Lee-U Fan. Je l’ai commencé, il y a une quarantaine d’années. Avant de collectionner, il faut dire que j’ai grandi dans cet environnement artistique, dans ma maison d’enfance, avec les peintres saisonniers. C’est avec eux que j’ai appris l’art. Je me suis installé au Japon vers la fin des années 50 et j’ai vu que, partout, ces peintures étaient maltraitées. Jusqu’à la fin des années 80, elles n’étaient pas considérées. J’ai commencé à les collectionner pour les préserver et les faire redécouvrir. Depuis les années 70, je venais en Europe régulièrement pour présenter mes propres expositions. J’ai vu que l’art coréen y était totalement inconnu. Il est difficile de parler de la culture coréenne. En général, quand on pense à la Corée, on pense à son passé douloureux, à la guerre, ou encore au boom économique, à l’économie, au travail. J e souhaite montrer que malgré les invasions et au-delà du contexte économique et social, il y avait et il y a une véritable joie de vivre en Corée, de la couleur et de la fantaisie. Dans cet art, on trouve de l’humour, un côté positif par rapport à la vie.

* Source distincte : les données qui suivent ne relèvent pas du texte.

template <typename real>
struct Tile {
  typedef Core<real> K;
  typedef typename K::Ctx Ctx;
  typedef typename K::SmallTables ST;

  struct Geo {
    long long g0;
    int TC, TX, H;
  };

  struct ColState {
    int sq;
    int L, i;
    long long zcol;
  };

  static PRIB_HD void col_state(const Ctx &c, long long g, ColState &cs) {
    cs.sq = -1;
    cs.L = 0;
    cs.i = -1;
    cs.zcol = 0;
    if (g < 0 || g >= c.NC) return;
    const int sq = c.col_seq[g];
    if (sq < 0) return;
    cs.sq = sq;
    cs.L = c.seq_len[sq];
    cs.i = (int)(g - c.seq_off[sq]);
    cs.zcol = c.seq_off[sq] + cs.L;
  }

  static PRIB_HD constexpr int in_cidx(int u1, int sum) {
// ... 9 lines not shown
  static float tf32_trunc(float v) {
    uint32_t b;
    memcpy(&b, &v, 4);
    b &= 0xFFFFE000u;
    memcpy(&v, &b, 4);
    return v;
  }
#endif
  static PRIB_HD real stencil_mul(real w, real v) {
#if !defined(__CUDA_ARCH__)
    if (sizeof(real) == 4 && emu_tf32()) {
      const float wh = tf32_trunc((float)w), wl = tf32_trunc((float)w - wh);
      const float vh = tf32_trunc((float)v), vl = tf32_trunc((float)v - vh);
      return (real)((wh * vh + wl * vh) + wh * vl);
    }
#endif
    return w * v;
  }
  static PRIB_HD real gsel(int k, real g0, real g1, real g2, real g3, real g4, real g5, real g6) {
    return k == 0 ? g0 : k == 1 ? g1 : k == 2 ? g2 : k == 3 ? g3 : k == 4 ? g4 : k == 5 ? g5 : g6;
  }

  static PRIB_HD int first_group(int W) { return W + 2 - ((W + 2 - kTurn + kTT - 1) / kTT) * kTT; }

  struct InSmem {
    real *stemI, *stemB, *stem, *se, *mu, *m2, *xch;
    const uint8_t *S;
  };
  static PRIB_HD InSmem carve_in(real *base, int TC, const uint8_t *S) {
    InSmem s;
    s.stemI = base;
    s.stemB = s.stemI + kRingIn * TC;
    s.stem = s.stemB + kRingIn * TC;
    s.se = s.stem + kRingStem * TC;
    s.mu = s.se + kRingSE * TC;
    s.m2 = s.mu + kRingMu * TC;
    s.xch = s.m2 + kRingMu * TC;
    s.S = S;
    return s;
  }
  struct OutSmem {
    real *stemO, *stemB, *stem, *mu, *m2, *xch;
    const uint8_t *S;
  };
  static PRIB_HD OutSmem carve_out(real *base, int TC, const uint8_t *S) {
    OutSmem s;
    s.S = S;
    s.stemO = base;
    s.stemB = s.stemO + kRingOut * TC;
    s.stem = s.stemB + kRingOut * TC;
    s.mu = s.stem + kRingStem * TC;
    s.m2 = s.mu + kRingMu * TC;
    s.xch = s.m2 + kRingMu * TC;
    return s;
  }

  enum { kChainN = kMaxLoop - 4 + 1 };
  struct Chain {
    real f[2][kChainN];
  };
  static PRIB_HD void clear(Chain &ch) {
#pragma unroll
    for (int a = 0; a < 2; ++a)
#pragma unroll
      for (int b = 0; b < kChainN; ++b) ch.f[a][b] = 0;
  }
  template <int s, int FILE_, int DIR>
  static PRIB_HD real chain_step(const real *e, const real *cg, Chain &ch) {
    real v;
    if constexpr (s == 4) {
      v = cg[2] * (e[DIR * 1] + e[DIR * 3]);
      ch.f[FILE_][0] = v + cg[0] * e[DIR * 2];
    } else if constexpr (s == 5) {
      v = cg[3] * (e[DIR * 1] + e[DIR * 4]) + cg[1] * (e[DIR * 2] + e[DIR * 3]);
      ch.f[FILE_][1] = v;
    } else {
      v = ch.f[FILE_][s - 6] + cg[s - 2 < 6 ? s - 2 : 6] * (e[DIR * 1] + e[DIR * (s - 1)]);
      ch.f[FILE_][s - 4] = v;
    }
// ... 129 lines not shown
        for (int j = 0; j < kTT; ++j) {
          if (m + j <= d0 + kTT - 1 - 5) {
#pragma unroll
            for (int k = 0; k < kTT; ++k)
              if (m + j <= d0 + k - 5) mb[k] += ta[j] * tb[j][k];
          }
        }
      }
    }
  }

  template <int TCC = 0>
  static PRIB_HD void inside_deep(const ST &T, const Geo &ge, const InSmem &sm, const real *scrM1, const real *scrM2,
                                  int t, int d0, real (&gs)[kTT], real (&mb)[kTT], real (&bs)[kTT]) {
    const int TC = TCC > 0 ? TCC : ge.TC;
    const real *cf = K::cf_tab(T), *bu = K::bulge_tab(T);
    const real g0 = T.cg[0], g1 = T.cg[1], g2 = T.cg[2], g3 = T.cg[3], g4 = T.cg[4], g5 = T.cg[5], g6 = T.cg[6];
#pragma unroll
    for (int k = 0; k < kTT; ++k) gs[k] = mb[k] = bs[k] = 0;
#if defined(PRIB_EXP_NODEEP)
    if (d0 == 1000)
#endif
    in_rows<1, TCC>(sm, TC, t, d0, cf, bu, g0, g1, g2, g3, g4, g5, g6, gs, bs);
    in_bif_all(scrM1, scrM2, TC, t, d0, mb);
  }

  template <int S, int K, int PAR>
  static PRIB_HD void in_chain_cell(const real *rowI, int xb, const real *cf, const real *cg, Chain &ch, real (&gs)[kTT]) {
    constexpr int s = S + K;
    if constexpr (s >= 4 && s <= kMaxLoop) {
      const real v = chain_step<s, (PAR + K) & 1, 1>(rowI + xb - ((PAR + K) >> 1), cg, ch);
      gs[K] += cf[s] * v;
    }
  }
  template <int S, int PAR, int TCC>
  static PRIB_HD void in_chain_rows(const InSmem &sm, int TC, int t, int xb, int d0, const real *cf, const real *bu,
                                    const real *cg, Chain &ch, real (&gs)[kTT], real (&bs)[kTT]) {
    if (d0 - S >= 5) {
      const real *rowI = sm.stemI + ((d0 - S) & (kRingIn - 1)) * (TCC > 0 ? TCC : TC);
      in_chain_cell<S, 0, PAR>(rowI, xb, cf, cg, ch, gs);
      in_chain_cell<S, 1, PAR>(rowI, xb, cf, cg, ch, gs);
      in_chain_cell<S, 2, PAR>(rowI, xb, cf, cg, ch, gs);
      in_chain_cell<S, 3, PAR>(rowI, xb, cf, cg, ch, gs);
      const real *rowB = rowI + kRingIn * (TCC > 0 ? TCC : TC) + t;
      const real b0 = rowB[0];
#pragma unroll
      for (int k = 0; k < kTT; ++k)
        if (S + k >= 4 && S + k <= kMaxLoop) bs[k] += bu[S + k] * (rowB[S + k] + b0);
    }
    if constexpr (S > 1) in_chain_rows<S - 1, PAR, TCC>(sm, TC, t, xb, d0, cf, bu, cg, ch, gs, bs);
  }

  template <int PAR, int TCC = 0>
  static PRIB_HD void inside_deep_chain(const ST &T, const Geo &ge, const InSmem &sm, const real *scrM1,
                                        const real *scrM2, int t, int d0, Chain &ch, real *xch, real (&mb)[kTT],
                                        real (&bs)[kTT]) {
    const int TC = TCC > 0 ? TCC : ge.TC;
    const real *cf = K::cf_tab(T), *bu = K::bulge_tab(T), *cg = K::cg_tab(T);
    real gs[kTT];
#pragma unroll
    for (int k = 0; k < kTT; ++k) gs[k] = mb[k] = bs[k] = 0;
    const int xb = t - ((d0 - PAR) >> 1);
    in_chain_rows<kMaxLoop, PAR, TCC>(sm, TC, t, xb, d0, cf, bu, cg, ch, gs, bs);
#pragma unroll
    for (int k = 0; k < kTT; ++k) {
      const int x = xb - ((PAR + k) >> 1);
      if (x >= 0) xch[k * TC + x] = gs[k];
    }
    in_bif_all(scrM1, scrM2, TC, t, d0, mb);
  }

  template <int TCC = 0, typename Hook = NoStepHook>
  static PRIB_HD void inside_shallow(const Ctx &c, const ST &T, const Geo &ge, const InSmem &sm, real *scrM1,
                                     real *scrM2, int t, const ColState &cs, int d, real gs, real mb, real bs,
                                     Hook stores_done = Hook()) {
    const int TC = TCC > 0 ? TCC : ge.TC;
    const real *bu = K::bulge_tab(T);
    real stem = 0, stemI = 0, stemB = 0, stemD = 0, se = 0, mu = 0, m1 = 0, m2 = 0;
    const int smax = imin(kMaxLoop, d - 5);
    const int L = cs.L, i = cs.i, j = i + d;
#if defined(PRIB_EXP_NOSHALLOW)
    const bool live = i >= 0 && j <= L && t + d <= TC - 1 && d == 1000;
#else
    const bool live = i >= 0 && j <= L && t + d <= TC - 1;
#endif
    if (live) {
      const uint8_t *s = sm.S + t;
      const int si = s[0], si1 = s[1], sj = s[d], sj1 = s[d + 1];
      const int te = (j != L) ? T.bp[si][sj1] : 0;
      real p11 = 0, p21a = 0, p21b = 0, p22 = 0;
#if defined(PRIB_EXP_NOTAB)
      if (te && d == 1000) {
#else
      if (te) {
#endif
        const int sd1 = s[d - 1], sd2 = s[d - 2], s2 = s[2], s3 = s[3];
        if (smax >= 2) p11 = c.e_int11[idx11(te, T.bpr[s2][sd1], si1, sj)];
        if (smax >= 3) {
          p21a = c.e_int21[idx21(te, T.bpr[s2][sd2], si1, sd1, sj)];
          p21b = c.e_int21[idx21(T.bpr[s3][sd1], te, sj, si1, s2)];
        }
        if (smax >= 4) p22 = c.e_int22[idx22(te, T.bpr[s3][sd2], si1, s2, sd1, sj)];
      }
      const int tp = T.bp[si1][sj];
      if (tp) {
        const int t2r = T.bpr[s[2]][s[d - 1]];
        stem = K::template scal<K::kScK2>(T) * (sm.se[((d - 2) & (kRingSE - 1)) * TC + t + 1] +
// ... 29 lines not shown
          }
          a += T.tau[te] * bs;
        }
        if (smax >= 3) {
          a += st3[1] * p21a;
          a += st3[2] * p21b;
        }
        if (smax >= 4) {
          a += st4[2] * p22;
          a += T.e_mmI[te][si1][sj] * gs;
        }
        const int tt = T.rt[te];
        a += mu * K::template scal<K::kScMlClose>(T) * T.e_d3[tt][si1] * T.e_d5[tt][sj];
        se = a;
      }
    }
    sm.stemI[(d & (kRingIn - 1)) * TC + t] = stemI;
    sm.stemB[(d & (kRingIn - 1)) * TC + t] = stemB;
    sm.stem[(d & (kRingStem - 1)) * TC + t] = stem;
    sm.se[(d & (kRingSE - 1)) * TC + t] = se;
    sm.mu[(d & (kRingMu - 1)) * TC + t] = mu;
    sm.m2[(d & (kRingMu - 1)) * TC + t] = m2;
#if defined(PRIB_SCR_BEFORE)
    scrM1[d * TC + t] = m1;
    scrM2[d * TC + t] = m2;
#endif
    stores_done();
#if !defined(PRIB_SCR_BEFORE)
    scrM1[d * TC + t] = m1;
    scrM2[d * TC + t] = m2;
#endif
#if defined(PRIB_EXP_NOSTG)
    if (t < ge.TX && i >= 0 && j <= L && d == 1000) {
#else
    if (t < ge.TX && i >= 0 && j <= L) {
#endif
      const long long g = ge.g0 + t;
      if (c.delta == 2) c.put(A_STEM, d, g, stem);
      c.put(A_STEMI, d, g, stemI);
      c.put(A_STEMB, d, g, stemB);
      c.put(A_STEMD, d, g, stemD);
      c.put(A_MULTI, d, g, mu);
      c.put(A_MULTI1, d, g, m1);
      c.put(A_MULTI2, d, g, m2);
      if (!(K::in_safe_range(stem) && K::in_safe_range(se) && K::in_safe_range(mu) && K::in_safe_range(m1) &&
            K::in_safe_range(m2)))
        K::raise_flag(&c.flags[cs.sq], K::range_bits(stem) | K::range_bits(se) | K::range_bits(mu) | K::range_bits(m1) |
                                           K::range_bits(m2));
    }
  }

  static PRIB_HD int wrap_out(int r) { return r >= kRingOut ? r - kRingOut : r; }

  struct OutDeep {
// ... 195 lines not shown
        }
#pragma unroll
        for (int e = 1; e < kTT; ++e) {
          const int mm = W - d0 + e;
          if (p >= 1 && mm >= 5 && mm <= p) {
#pragma unroll
            for (int k = 0; k < kTT; ++k)
              if (k >= e) o.ks[k] += tq[e - 1][k] * tb[e - 1];
          }
        }
      }
    }
  }

  template <int TCC = 0>
  static PRIB_HD void outside_deep(const Ctx &c, const ST &T, const Geo &ge, const OutSmem &sm, const real *scrBif,
                                   int t, const ColState &cs, int d0, int slot_d0 , OutDeep &o) {
    const int TC = TCC > 0 ? TCC : ge.TC, W = c.W;
    const real *bu = K::bulge_tab(T), *cf = K::cf_tab(T);
    const real g0 = T.cg[0], g1 = T.cg[1], g2 = T.cg[2], g3 = T.cg[3], g4 = T.cg[4], g5 = T.cg[5], g6 = T.cg[6];
#pragma unroll
    for (int k = 0; k < kTT; ++k) o.gs[k] = o.bs[k] = o.bm1[k] = o.ks[k] = 0;
    out_rows<1, TCC>(sm, TC, t, d0, slot_d0, W, bu, cf, g0, g1, g2, g3, g4, g5, g6, o);
    out_multi_all(c, ge, scrBif, TC, t, cs, d0, o);
  }

  template <int S, int K>
  static PRIB_HD void out_chain_cell(const real *rowO, int xb, const real *cf, const real *cg, Chain &ch, real (&gs)[kTT]) {
    constexpr int s = S + K - 2;
    if constexpr (s >= 4 && s <= kMaxLoop) {
      const real v = chain_step<s, K & 1, -1>(rowO + xb + (K >> 1) - 1, cg, ch);
      gs[K] += cf[s] * v;
    }
  }
  template <int S, int TCC>
  static PRIB_HD void out_chain_rows(const OutSmem &sm, int TC, int t, int xb, int d0, int slot_d0, int W, const real *bu,
                                     const real *cf, const real *cg, Chain &ch, OutDeep &o) {
    if (d0 + S <= W + 1) {
      const int slot = wrap_out(slot_d0 + S);
      const real *rowO = sm.stemO + slot * (TCC > 0 ? TCC : TC);
      out_chain_cell<S, 0>(rowO, xb, cf, cg, ch, o.gs);
      out_chain_cell<S, 1>(rowO, xb, cf, cg, ch, o.gs);
      out_chain_cell<S, 2>(rowO, xb, cf, cg, ch, o.gs);
      out_chain_cell<S, 3>(rowO, xb, cf, cg, ch, o.gs);
      const real *rowB = sm.stemB + slot * (TCC > 0 ? TCC : TC) + t - 1;
      const real b0 = rowB[0];
#pragma unroll
      for (int k = 0; k < kTT; ++k) {
        const int u = S + k - 2;
        if (u >= 2 && u <= kMaxLoop) o.bs[k] += bu[u] * (rowB[-u] + b0);
      }
    }
    if constexpr (S > 1) out_chain_rows<S - 1, TCC>(sm, TC, t, xb, d0, slot_d0, W, bu, cf, cg, ch, o);
  }

  template <int TCC = 0>
  static PRIB_HD void outside_deep_chain(const Ctx &c, const ST &T, const Geo &ge, const OutSmem &sm, const real *scrBif,
                                         int t, const ColState &cs, int d0, int slot_d0, Chain &ch, real *xch,
                                         OutDeep &o) {
    const int TC = TCC > 0 ? TCC : ge.TC, W = c.W;
    const real *bu = K::bulge_tab(T), *cf = K::cf_tab(T), *cg = K::cg_tab(T);
#pragma unroll
    for (int k = 0; k < kTT; ++k) o.gs[k] = o.bs[k] = o.bm1[k] = o.ks[k] = 0;
    const int xb = t + ((W + 1 - d0) >> 1);
    out_chain_rows<kMaxLoop + 2, TCC>(sm, TC, t, xb, d0, slot_d0, W, bu, cf, cg, ch, o);
#pragma unroll
    for (int k = 0; k < kTT; ++k) {
      const int x = xb + (k >> 1);
      if (x < TC) xch[k * TC + x] = o.gs[k];
    }
    out_multi_all(c, ge, scrBif, TC, t, cs, d0, o);
  }

  template <int TCC = 0, typename Hook = NoStepHook>
  static PRIB_HD void outside_shallow(const Ctx &c, const ST &T, const Geo &ge, const OutSmem &sm, real *scrBif, int t,
                                      const ColState &cs, int d, int slot_d , real gs, real bs,
                                      real bm1, real ks, Hook stores_done = Hook()) {
    const int TC = TCC > 0 ? TCC : ge.TC, W = c.W;
    const real *bu = K::bulge_tab(T);
    real bstem = 0, bstemO = 0, bstemB = 0, bmulti = 0, bmulti2 = 0, bmbif = 0;
    const int smax = imin(kMaxLoop, W - 1 - d);
    const long long g = ge.g0 - ge.H + t;
    const int L = cs.L, p = cs.i, q = p + d;
#if defined(PRIB_EXP_NOSHALLOW)
    const bool live = p >= 0 && q <= L && t + d >= ge.H && d == 1000;
#else
    const bool live = p >= 0 && q <= L && t + d >= ge.H;
#endif
    if (live) {
      const uint8_t *s = sm.S + kOutBaseLead + t;
      const int sp = s[0], sp1 = s[1], sq_ = s[d], sq1 = s[d + 1];
      const bool inner = (p != 0 && q != L);
      const int te = inner ? T.bp[sp][sq1] : 0;
      const int t2_ = T.bp[sp1][sq_];
      double la = 0, lb = 0, lz = 0;
      real p11 = 0, p21a = 0, p21b = 0, p22 = 0;
#if defined(PRIB_EXP_NOTAB)
      if (t2_ && d == 1000) {
#else
      if (t2_) {
#endif
// ... 38 lines not shown
          l += b4[-2] * p11;
          l += T.tau[t2r] * bs;
        }
        if (smax >= 3) {
          l += b5[-2] * p21a;
          l += b5[-3] * p21b;
        }
        if (smax >= 4) {
          l += b6[-3] * p22;
          l += T.e_mmI[t2r][sq1][sp] * gs;
        }
        const real base = (real)exp(la + lb - lz) * dang * T.sB[d];
        bstem = base + K::template scal<K::kScK2>(T) * l + bmulti2 * K::template scal<K::kScMlIntern>(T) * dang;
        bstemO = bstem * T.e_mmI[t2][s[2]][s[d - 1]];
        bstemB = bstem * T.tau[t2];
      }
    }
    sm.stemO[slot_d * TC + t] = bstemO;
    sm.stemB[slot_d * TC + t] = bstemB;
    sm.stem[(d & (kRingStem - 1)) * TC + t] = bstem;
    sm.mu[(d & (kRingMu - 1)) * TC + t] = bmulti;
    sm.m2[(d & (kRingMu - 1)) * TC + t] = bmulti2;
#if defined(PRIB_SCR_BEFORE)
    scrBif[d * TC + t] = bmbif;
#endif
    stores_done();
#if !defined(PRIB_SCR_BEFORE)
    scrBif[d * TC + t] = bmbif;
#endif
#if defined(PRIB_EXP_NOSTG)
    if (t >= ge.H && p >= 0 && q <= L && d == 1000) {
#else
    if (t >= ge.H && p >= 0 && q <= L) {
#endif
      c.put(B_STEM, d, g, bstem);
      c.put(B_STEMO, d, g, bstemO);
      c.put(B_STEMB, d, g, bstemB);
      c.put(B_MULTI, d, g, bmulti);
      c.put(B_MULTI2, d, g, bmulti2);
      if (!(K::in_safe_range(bstem) && K::in_safe_range(bmulti) && K::in_safe_range(bmulti2) &&
            K::in_safe_range(bmbif)))
        K::raise_flag(&c.flags[cs.sq], 4 * (K::range_bits(bstem) | K::range_bits(bmulti) | K::range_bits(bmulti2) |
                                                K::range_bits(bmbif)));
    }
  }
};

}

A travers l’exposition, on trouve différentes thématiques, chaque fois représentées avec goût. Il semble que vous ayez procédé de façon très méthodique pour constituer votre collection ?
Lee-U Fan. En effet, cette collection est très structurée avec ses thématiques. Mais c’est aussi une vue très personnelle de cette période de l’art coréen. Toutes ces œuvres me sont très chères. Je les ai choisies parce qu’elles me touchaient personnellement.
On est surpris par les couleurs parfois vives, les images étranges. Elles évoquent le fauvisme, le surréalisme. Y a-t-il eu précisément une influence de l’art coréen sur ces courants ?
Lee-U Fan. Cela correspond aussi à mon choix. Il y a eu beaucoup d’échanges artistiques avec le Japon au 17e et 18e siècles. S’il y a eu des échanges entre la Corée et l’Europe, cela s’est fait par le biais du Japon. Cette forme de peinture est typique de la dynastie Choson (14e-20e siècles). Ces paravents sont voués à créer un espace mobile dans l’espace. Pour la peinture officielle, on utilisait peu les couleurs. En revanche, la maison était un espace de libération de la couleur. Au début, les codes de couleurs assez stricts étaient respectés et puis, au fil du temps, cette notion s’est effacée. Les artistes ont peu à peu échappé aux codes, surtout ces peintres qui n’étaient pas académiques, et ont développé leur propre poésie.